Moatは「都市・城壁の周囲にある堀」という意味の英単語ですが、マーケティング用語としては「競合の参入障壁・競合優位性」などの意味で使われます。
Moatを構築することで、価格競争に巻き込まれたり、シェアを奪われたりする状況を回避できるのです。事業の「継続性」を保ち、「利益構造」を守り続けるために、Moatは不可欠な要素だといえます。
ピボットを恐れない
一度立てた事業計画の変更、つまり「ピボット」を恐れないことも、失敗を避けるために必要です。
事業が当初の計画通りに推進しないことは多々あるものです。多くの仮説や調査をもとに、綿密な計算をして計画を立てたと思っていても、実際の顧客の課題を読み間違っている可能性もあります。
特によくある失敗は「時代が合わない」というもの。時流・タイミングが違うだけで、仮に全く同じ内容の計画でも全く異なる結果になることは多々あります。
計画の調整が必要になることは失敗ではありません。
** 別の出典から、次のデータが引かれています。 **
template <int THREADS, int ICP2_SMAX, bool TGT_LDS, bool FILT, bool RESUME, bool FAR = false>
__device__ __forceinline__ void icp2_pair(const Icp2Args& a, const int b) {
    extern __shared__ __attribute__((aligned(16))) unsigned char dyn[];
    __shared__ double redA[red_doubles<11>()];
    __shared__ double redB[red_doubles<4>()];
    __shared__ double ctrl[CTRL_DOUBLES];
    constexpr int NWAVES = THREADS / ICPMI_WAVE;

    const int tid = threadIdx.x;
    const bool lead = tid < ICPMI_WAVE;
    const int sc = a.pair_src[b], tc = a.pair_tgt[b];
    const int N = a.cnt ? a.cnt[sc] : a.off[sc + 1] - a.off[sc];
    const int M = a.cnt ? a.cnt[tc] : a.off[tc + 1] - a.off[tc];
    const double* src = a.pts + (size_t)a.off[sc] * 2;
    double* res = a.results + (size_t)b * ICPMI_RES_DOUBLES;
    const int dir = a.g_dir[tc];
    if (a.skip_over ? (N > THREADS * ICP2_SMAX || (TGT_LDS && M > a.lds_points)) : (a.n_lo >= 0 && N <= a.n_lo && M <= a.m_lo)) {
        if (a.skip_over && a.wide_list && threadIdx.x == 0) a.wide_list[atomicAdd(a.wide_count, 1)] = b;
        return;
    }
    const int gate_index = a.gate.base + b * a.gate.stride;
    if (RESUME && a.gate.hint) {
        __shared__ int gate_skip;
        if (tid == 0) {
            gate_skip = __hip_atomic_load(a.gate.hint, __ATOMIC_RELAXED, __HIP_MEMORY_SCOPE_AGENT) < gate_index;
            if (gate_skip) {
                res[ICPMI_RES_ITERS] += 1.0;
                res[ICPMI_RES_STATUS] = (double)ICPMI_ST_SKIPPED;
            }
        }
        __syncthreads();
        if (gate_skip) return;
    }

    double2* lds_xy = reinterpret_cast<double2*>(dyn);
    double2* lds_nrm = reinterpret_cast<double2*>(dyn + (size_t)a.lds_points * 16);
    int32_t* lds_orig = reinterpret_cast<int32_t*>(dyn + (size_t)a.lds_points * 32);
    float4* lds_sq = reinterpret_cast<float4*>(dyn + (size_t)a.lds_points * 32) + 1;
    const double2* sxy = TGT_LDS ? lds_xy : a.g_sxy + a.off[tc];
    const double2* snrm = TGT_LDS ? lds_nrm : a.g_snrm + a.off[tc];
    const int32_t* sorig = TGT_LDS ? lds_orig : a.g_sorig + a.off[tc];
    static_assert(TGT_LDS || !FILT, "the filter images live in LDS");
    static_assert(!FAR || (FILT && RESUME), "the far continuation: filter images, parked state");
    float4* lds_tree = reinterpret_cast<float4*>(dyn + (size_t)a.lds_points * 48 + 32);
    const int tree_leaves = sweepf_tree_leaves(M);
    FarSlot* far_q = reinterpret_cast<FarSlot*>(dyn + (size_t)a.lds_points * 50 + 32) + (size_t)(threadIdx.x / ICPMI_WAVE) * (ICPMI_WAVE * ICP2_SMAX);
    __shared__ int rt_bits;
    if (FILT && tid == 0) rt_bits = 0;

    if (tid == 0) {
        if (RESUME) {
            ctrl[CTRL_RT] = res[0]; ctrl[CTRL_RT + 1] = res[1]; ctrl[CTRL_RT + 2] = res[2]; ctrl[CTRL_RT + 3] = res[3];
            ctrl[CTRL_TT] = res[ICPMI_RES_T]; ctrl[CTRL_TT + 1] = res[ICPMI_RES_T + 1];
            ctrl[CTRL_ERR] = res[ICPMI_RES_ERR]; ctrl[CTRL_PREV] = res[ICPMI_RES_ERR]; ctrl[CTRL_DELTA] = res[ICPMI_RES_DELTA];
            ctrl[CTRL_ITERS] = res[ICPMI_RES_ITERS];
        } else {
            const double* in = a.init + (size_t)b * 6;
            ctrl[CTRL_RT] = a.has_init ? in[0] : 1.0; ctrl[CTRL_RT + 1] = a.has_init ? in[1] : 0.0;
            ctrl[CTRL_RT + 2] = a.has_init ? in[2] : 0.0; ctrl[CTRL_RT + 3] = a.has_init ? in[3] : 1.0;
            ctrl[CTRL_TT] = a.has_init ? in[4] : 0.0; ctrl[CTRL_TT + 1] = a.has_init ? in[5] : 0.0;
            ctrl[CTRL_ERR] = __builtin_inf(); ctrl[CTRL_PREV] = __builtin_inf(); ctrl[CTRL_DELTA] = __builtin_inf();
            ctrl[CTRL_ITERS] = 0.0;
        }
        ctrl[CTRL_STATUS] = (double)ICPMI_ST_MAXITER;
    }

    if (N <= 0 || M <= 0 || dir < 0 || (TGT_LDS && M > a.lds_points) || N > THREADS * ICP2_SMAX || (!FILT && dir >= SWEEP_POLAR)) {
        if (tid == 0) ctrl[CTRL_STATUS] = (double)ICPMI_ST_EMPTY;
    } else {
        const bool use_p2l = a.method == ICPMI_POINT_TO_LINE;
        const double2* gx = a.g_sxy + a.off[tc];
        const double2* gn = a.g_snrm + a.off[tc];
        const int32_t* go = a.g_sorig + a.off[tc];
        const float* gk = a.g_skey + a.off[tc];
        SweepF filt{0.0, 0.0, 0.0, 0.0f, 0.0f};
        if constexpr (TGT_LDS && !FILT)
            for (int i = tid; i < M; i += THREADS) {
                lds_xy[i] = gx[i];
                lds_orig[i] = go[i];
                if (use_p2l) lds_nrm[i] = gn[i];
            }
        if constexpr (FILT) {
            if (dir != SWEEP_POLAR) {
                const double2 o = gx[M >> 1];
                filt.ox = wave_uniform(o.x); filt.oy = wave_uniform(o.y); filt.uo = wave_uniform(proj(dir, o.x, o.y));
            }
            float rmax = 0.0f;
            for (int i = tid; i < M; i += THREADS) {
                const double2 p = gx[i];
                lds_xy[i] = p;
                if (use_p2l) lds_nrm[i] = gn[i];
                const float4 q = make_float4((float)(p.x - filt.ox), (float)(p.y - filt.oy),
                                             dir == SWEEP_POLAR ? gk[i] : (float)(proj(dir, p.x, p.y) - filt.uo),
                                             __int_as_float(go[i]));
                lds_sq[i] = q;
                rmax = fmaxf(rmax, fmaxf(fabsf(q.x), fabsf(q.y)));
            }
            if (tid == 0) { lds_sq[-1] = make_float4(0.f, 0.f, 0.f, 0.f); lds_sq[M] = make_float4(0.f, 0.f, 0.f, 0.f); }
            __syncthreads();
            atomicMax(&rt_bits, __float_as_int(rmax));
        }
        double px[ICP2_SMAX], py[ICP2_SMAX];
        int pos[ICP2_SMAX];
        float ax[ICP2_SMAX], ay[ICP2_SMAX], budget[ICP2_SMAX];
        int pos2[ICP2_SMAX];
#pragma unroll
        for (int s = 0; s < ICP2_SMAX; ++s) { ax[s] = 0.0f; ay[s] = 0.0f; budget[s] = -1.0f; pos2[s] = -1; }
        const int S = (N + THREADS - 1) / THREADS;
#pragma unroll
        for (int s = 0; s < ICP2_SMAX; ++s) {
            const int n = s * THREADS + tid;
            px[s] = 0.0; py[s] = 0.0; pos[s] = -1;
            if (n < N && RESUME) {
                const double2 v = a.st_xy[(size_t)b * a.st_stride + n];
                px[s] = v.x; py[s] = v.y; pos[s] = a.st_pos[(size_t)b * a.st_stride + n];
            } else if (n < N) {
                const double x = src[2 * n], y = src[2 * n + 1];
                if (a.has_init) {
                    const double* in = a.init + (size_t)b * 6;
                    double sx = 0.0, sy = 0.0;
                    sx += x * in[0]; sx += y * in[1]; sx += in[4];
                    sy += x * in[2]; sy += y * in[3]; sy += in[5];
                    px[s] = sx; py[s] = sy;
                } else { px[s] = x; py[s] = y; }
            }
        }
        const bool has_corr = a.max_corr_dist >= 0.0;
        const double max_corr_sq = wave_uniform(a.max_corr_dist * a.max_corr_dist);
        const int need = max(3, N / 10);
        __syncthreads();
        if constexpr (FAR) {
            sweepf_build_tree(lds_sq, M, lds_tree, tree_leaves, tid, THREADS);
            __syncthreads();
        }
        const double2 c_lo = sxy[0], c_hi = sxy[M - 1];
        const double uabs = wave_uniform(fmax(fabs(proj(dir, c_lo.x, c_lo.y)), fabs(proj(dir, c_hi.x, c_hi.y))));
        if constexpr (FILT) {
            filt.rt = wave_uniform(__int_as_float(rt_bits) * 1.000001f);
            filt.ut = wave_uniform(fmaxf(fabsf(lds_sq[0].z), fabsf(lds_sq[M - 1].z)) * 1.000001f);
        }

        double e_part = 0.0;
        if (RESUME) {
#pragma unroll
            for (int s = 0; s < ICP2_SMAX; ++s) {
                if (!(s < S && s * THREADS + tid < N)) continue;
                const double2 q = sxy[pos[s]];
                const double ex = q.x - px[s], ey = q.y - py[s];
                double se = 0.0;
                se += ex * ex;
                se += ey * ey;
                e_part += se;
            }
// ... 58 lines not shown
                                pos[s] = sweepf_nn_pk(lds_sq, sxy, filt, M, dir, uabs, px[s], py[s], pos[s], it < ICP2_PLAIN_CENTRED);
                            else pos[s] = sweepf_nn(lds_sq, sxy, filt, M, dir, uabs, px[s], py[s], pos[s], it < ICP2_PLAIN_CENTRED, d2s);
                        }
                        else pos[s] = sweep_nn(sxy, sorig, M, dir, uabs, px[s], py[s], pos[s], it < ICP2_PLAIN_CENTRED, d2s);
                    }
            } else {
                const bool centred = !RESUME && it < ICP2_CENTRED_ITERS;
                int slot[ICP2_SMAX];
                if constexpr (FAR) {
                    int nq = 0;
#pragma unroll
                    for (int s = 0; s < ICP2_SMAX; ++s) {
                        const unsigned long long bal = __ballot(srch[s]);
                        slot[s] = nq + (int)__builtin_amdgcn_mbcnt_hi((unsigned)(bal >> 32), __builtin_amdgcn_mbcnt_lo((unsigned)bal, 0u));
                        nq += __popcll(bal);
                        if (srch[s]) {
                            FarSlot e;
                            e.in.x = px[s]; e.in.y = py[s]; e.in.seed = pos[s]; e.in.pad = 0;
                            far_q[slot[s]] = e;
                        }
                    }
                    __builtin_amdgcn_fence(__ATOMIC_ACQ_REL, "wavefront");
                    __builtin_amdgcn_wave_barrier();
                    for (int j = tid & (ICPMI_WAVE - 1); j < nq; j += ICPMI_WAVE) {
                        const FarSlot e = far_q[j];
                        const Top2 r = sweepf_top2_far(lds_sq, sxy, lds_tree, tree_leaves, filt, M, dir, uabs, e.in.x, e.in.y, e.in.seed);
                        FarSlot o;
                        o.out.s1 = r.s1; o.out.s3 = r.s3; o.out.p1 = r.p1; o.out.p2 = r.p2;
                        far_q[j] = o;
                    }
                    __builtin_amdgcn_fence(__ATOMIC_ACQ_REL, "wavefront");
                    __builtin_amdgcn_wave_barrier();
                }
#pragma unroll
                for (int s = 0; s < ICP2_SMAX; ++s)
                    if (srch[s]) {
                        Top2 t2;
                        if constexpr (FAR) {
                            const FarSlot o = far_q[slot[s]];
                            t2.p1 = o.out.p1; t2.p2 = o.out.p2; t2.s1 = o.out.s1; t2.s2 = o.out.s1; t2.s3 = o.out.s3;
                        }
                        else if constexpr (FILT) {
                            if (__popcll(__ballot(true)) >= ICP2_PK_MIN)
                                t2 = sweepf_top2_pk(lds_sq, sxy, filt, M, dir, uabs, px[s], py[s], pos[s], centred);
                            else t2 = sweepf_top2(lds_sq, sxy, filt, M, dir, uabs, px[s], py[s], pos[s], centred);
                        }
                        else t2 = sweep_top2(sxy, sorig, M, dir, uabs, px[s], py[s], pos[s], centred);
                        pos[s] = t2.p1; pos2[s] = t2.p2;
                        float bf;
                        if constexpr (FAR) {
                            const double d1 = sqrt(t2.s1), d3 = sqrt(t2.s3);
                            bf = (float)(d3 - 1e-13 * (d3 + d1) - 1.3e-7 * (fabs(px[s]) + fabs(py[s])));
                        } else {
                            const float r3 = __builtin_amdgcn_sqrtf((float)t2.s3) * 0.9999997f;
                            const float r1 = __builtin_amdgcn_sqrtf((float)t2.s1) * 1.0000003f + 1e-30f;
                            bf = (r3 - r1) * 0.4999999f - 1.3e-7f * (fabsf((float)px[s]) + fabsf((float)py[s]));
                        }
                        bf = bf - fabsf(bf) * 1e-6f;
                        budget[s] = t2.s3 < __builtin_inf() ? bf : __builtin_inff();
                        ax[s] = (float)px[s]; ay[s] = (float)py[s];
                    }
            }
            bool in[ICP2_SMAX];
#pragma unroll
            for (int s = 0; s < ICP2_SMAX; ++s) in[s] = s < S && s * THREADS + tid < N;
            if (use_p2l) {
                double acc[11] = {0, 0, 0, 0, 0, 0, 0, 0, 0, 0, 0};
#pragma unroll
                for (int s = 0; s < ICP2_SMAX; ++s) {
                    if (!in[s]) continue;
                    const double2 q = sxy[pos[s]], nm = snrm[pos[s]];
                    const double dx = px[s] - q.x, dy = py[s] - q.y;
                    if (has_corr) {
                        double s2 = 0.0;
                        s2 += dx * dx;
                        s2 += dy * dy;
                        const double dist = sqrt(s2);
                        if (!(dist * dist < max_corr_sq)) continue;
                    }
                    const double c = nm.y * px[s] - nm.x * py[s];
                    const double bi = -(nm.x * dx + nm.y * dy);
                    acc[0] += c * c;       acc[1] += c * nm.x;    acc[2] += c * nm.y;
                    acc[3] += nm.x * nm.x; acc[4] += nm.x * nm.y; acc[5] += nm.y * nm.y;
                    acc[6] += c * bi;      acc[7] += nm.x * bi;   acc[8] += nm.y * bi;
                    acc[9] += 1.0;
                }
                acc[10] = e_part;
                wave_totals<11>(redA, acc);
                __syncthreads();
                if (lead) {
                    combine_totals<11>(redA, NWAVES, acc);
                    const int fin = gate_stop(ctrl, a.gate.hint, gate_seen, gate_index, tid == 0,
                                              finish_step(ctrl, it, acc[10], acc[9], N, has_corr, need, a.error_threshold, tid == 0, far_err));
                    const bool stop = fin == FIN_STOP;
                    if (!stop) {
                        double A[3][3] = {{acc[0], acc[1], acc[2]}, {acc[1], acc[3], acc[4]}, {acc[2], acc[4], acc[5]}};
                        double rhs[3] = {acc[6], acc[7], acc[8]}, x[3];
                        double r[4], t[2];
                        if (solve3(A, rhs, x)) {
                            double st, ct;
                            sincos_step(x[0], st, ct);
                            r[0] = ct; r[1] = -st; r[2] = st; r[3] = ct; t[0] = x[1]; t[1] = x[2];
                        } else {
                            r[0] = 1.0; r[1] = 0.0; r[2] = 0.0; r[3] = 1.0; t[0] = 0.0; t[1] = 0.0;
                        }
                        if (tid == 0) {
                            accumulate_step(ctrl, r, t);
                            ctrl[CTRL_R] = r[0]; ctrl[CTRL_R + 1] = r[1]; ctrl[CTRL_R + 2] = r[2]; ctrl[CTRL_R + 3] = r[3];
                            ctrl[CTRL_T] = t[0]; ctrl[CTRL_T + 1] = t[1];
// ... 156 lines not shown
    for (int j = first + blockIdx.x; j < count; j += gridDim.x) {
        icp2_pair<THREADS, ICP2_SMAX, TGT_LDS, FILT, true>(a, __builtin_amdgcn_readfirstlane(a.list[j]));
        __syncthreads();
    }
}
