# nipponjo/tts-arabic-pytorch

Measured on AMD Instinct MI355X. Metric: audio samples/sec (FastPitch+HiFi-GAN, synthetic 64-phoneme inputs), higher is better.
Workload: dtype f32

## Files before the change

### include/ttsamd.h

```cpp
#ifndef TTSAMD_H
#define TTSAMD_H

#include <stdint.h>

#ifdef __cplusplus
extern "C" {
#endif

#define TTSAMD_OK 0
#define TTSAMD_EINVAL (-1)
#define TTSAMD_EHIP (-2)
#define TTSAMD_ENOMEM (-3)

typedef struct ttsamd_tensor {
    const char* name;
    const float* data;
    int32_t ndim;
    int64_t shape[4];
} ttsamd_tensor;

typedef struct ttsamd_hifigan_cfg {
    int32_t num_mels;
    int32_t upsample_initial_channel;
    int32_t n_ups;
    int32_t upsample_rates[8];
    int32_t upsample_kernel_sizes[8];
    int32_t n_kernels;
    int32_t resblock_kernel_sizes[8];
    int32_t n_dilations;
    int32_t resblock_dilations[8][8];
} ttsamd_hifigan_cfg;

typedef struct ttsamd_fastpitch_cfg {
    int32_t n_mel_channels;
    int32_t n_symbols;
    int32_t padding_idx;
    int32_t d_model;
    int32_t in_fft_n_layers, in_fft_n_heads, in_fft_d_head, in_fft_kernel, in_fft_filter;
    int32_t out_fft_n_layers, out_fft_n_heads, out_fft_d_head, out_fft_kernel, out_fft_filter;
    int32_t dur_kernel, dur_filter, dur_n_layers;
    int32_t pitch_kernel, pitch_filter, pitch_n_layers, pitch_emb_kernel;
    int32_t energy_conditioning, energy_kernel, energy_filter, energy_n_layers, energy_emb_kernel;
    int32_t n_speakers;
    float speaker_emb_weight;
} ttsamd_fastpitch_cfg;

typedef struct ttsamd_tacotron2_cfg {
    int32_t n_symbol;
    int32_t num_speakers;
    int32_t speaker_embedding_dim;
    int32_t symbol_embedding_dim;
    int32_t encoder_embedding_dim;
    int32_t encoder_n_convolution;
    int32_t encoder_kernel_size;
    int32_t n_mels;
    int32_t prenet_dim;
    int32_t attention_rnn_dim;
    int32_t decoder_rnn_dim;
    int32_t attention_hidden_dim;
    int32_t attention_location_n_filter;
    int32_t attention_location_kernel_size;
    int32_t postnet_n_convolution;
    int32_t postnet_kernel_size;
    int32_t postnet_embedding_dim;
    float gate_threshold;
    int32_t decoder_early_stopping;
} ttsamd_tacotron2_cfg;

typedef struct ttsamd_tagger_cfg {
    int32_t n_vocab;
    int32_t emb_dim;
    int32_t n_lstm;
    int32_t lstm_hidden[4];
    int32_t hard_sigmoid;
    int32_t bn_after_lstm0;
    float bn_eps;
    int32_t n_dense;
    int32_t dense_dim[4];
} ttsamd_tagger_cfg;

const char* ttsamd_last_error(void);
#define TTSAMD_ABI_VERSION 7
int32_t ttsamd_version(void);
int32_t ttsamd_set_option(const char* name, const char* value);
int32_t ttsamd_get_option(const char* name, char* value, int32_t capacity);
const char* ttsamd_option_name(int32_t index);
int32_t ttsamd_options_check(void);
int32_t ttsamd_device_ok(void);


int32_t ttsamd_hifigan_create(const ttsamd_tensor* weights, int32_t n_weights,
                              const ttsamd_hifigan_cfg* cfg, void** handle);
int32_t ttsamd_hifigan_destroy(void* handle);
int64_t ttsamd_hifigan_workspace_bytes(void* handle, int32_t batch, int32_t t_max);
int32_t ttsamd_hifigan_forward(void* handle, const float* mel, const int64_t* lens,
                               int32_t batch, int32_t t_max, float* wave,
                               void* workspace, int64_t workspace_bytes, void* stream);
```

一度作った計画を変えずに猪突猛進していくよりも、時代の流れを読みながら柔軟にピボットを繰り返すことが重要です。
事業計画についてのよくある疑問
事業計画を作成するうえで発生しがちな悩み、よくある疑問のなかから特に重要な3点について、回答を以下にまとめました。
何年先まで計画するべき?
事業の分野や内容によって異なりますが、事業計画は、以下の3種類のスパンに分けて記載するのが原則です。
- 短期計画:1年
- 中期計画:5年
- 長期計画:5~10年
それぞれの期間ごとに収支計画や売上目標・行動スケジュールを立てていきます。
粒度を分けて別々に計画することで、マクロな視点とミクロな視点が両立し、精度の高い計画を作成しやすくなるはずです。
根拠にするデータの調べ方は?
事業計画や収支計画のエビデンスとして使用するデータを集める方法には、主に以下の3種類があります。
- テストマーケティング
- 市場調査の実施
- 調査情報の利用
テストマーケティングとは製品やサービスをリリースする前に、一部の地域などで試験的に展開し、結果や反応を分析する調査手法です。
アンケートなどの市場調査を実施するという方法もあります。リサーチ会社に依頼したり、Webアンケートサービスを利用したりなどの方法で実施可能です。
とはいえ、わざわざ新規でアンケートを実施しなくても、既存の調査情報で使えるものがあるかもしれません。インターネット検索などで探すと、自社の必要にマッチした調査結果が見つかることがあります。
事業計画書は何ページ必要?
事業計画書のページ数に決まりはありませんが、多いと読みにくいという点は意識する必要があります。文書形式なら「長くても10~20ページ」ほどにまとめるのが目安です。1ページだけでも、必要な情報が整理されて分かりやすくまとめられていれば十分でしょう。
融資を受けるために作成する場合には、金融機関ごとに決められたフォーマットのページ数に沿って作成する必要があります。
作りこまれた事業計画でビジネスを成功へ導く
事業計画は、フォーカスして作り込まれていればいるほど、ビジネスを成功へ導く強力な武器になります。「5W2H」のフレームワークを意識して、ターゲットや提供価値、ビジネスモデルを研ぎ澄まし、解像度の高い地図を描くことが、成長を最大化することに繋がります。全社の方向性を統一させ、必要となるアクションを前もって検知するために、どんな業種であっても事業計画の策定は必須といえるでしょう。
コツを押さえた精度の高い事業計画を作成し、ビジネスを成功へ導いていきましょう。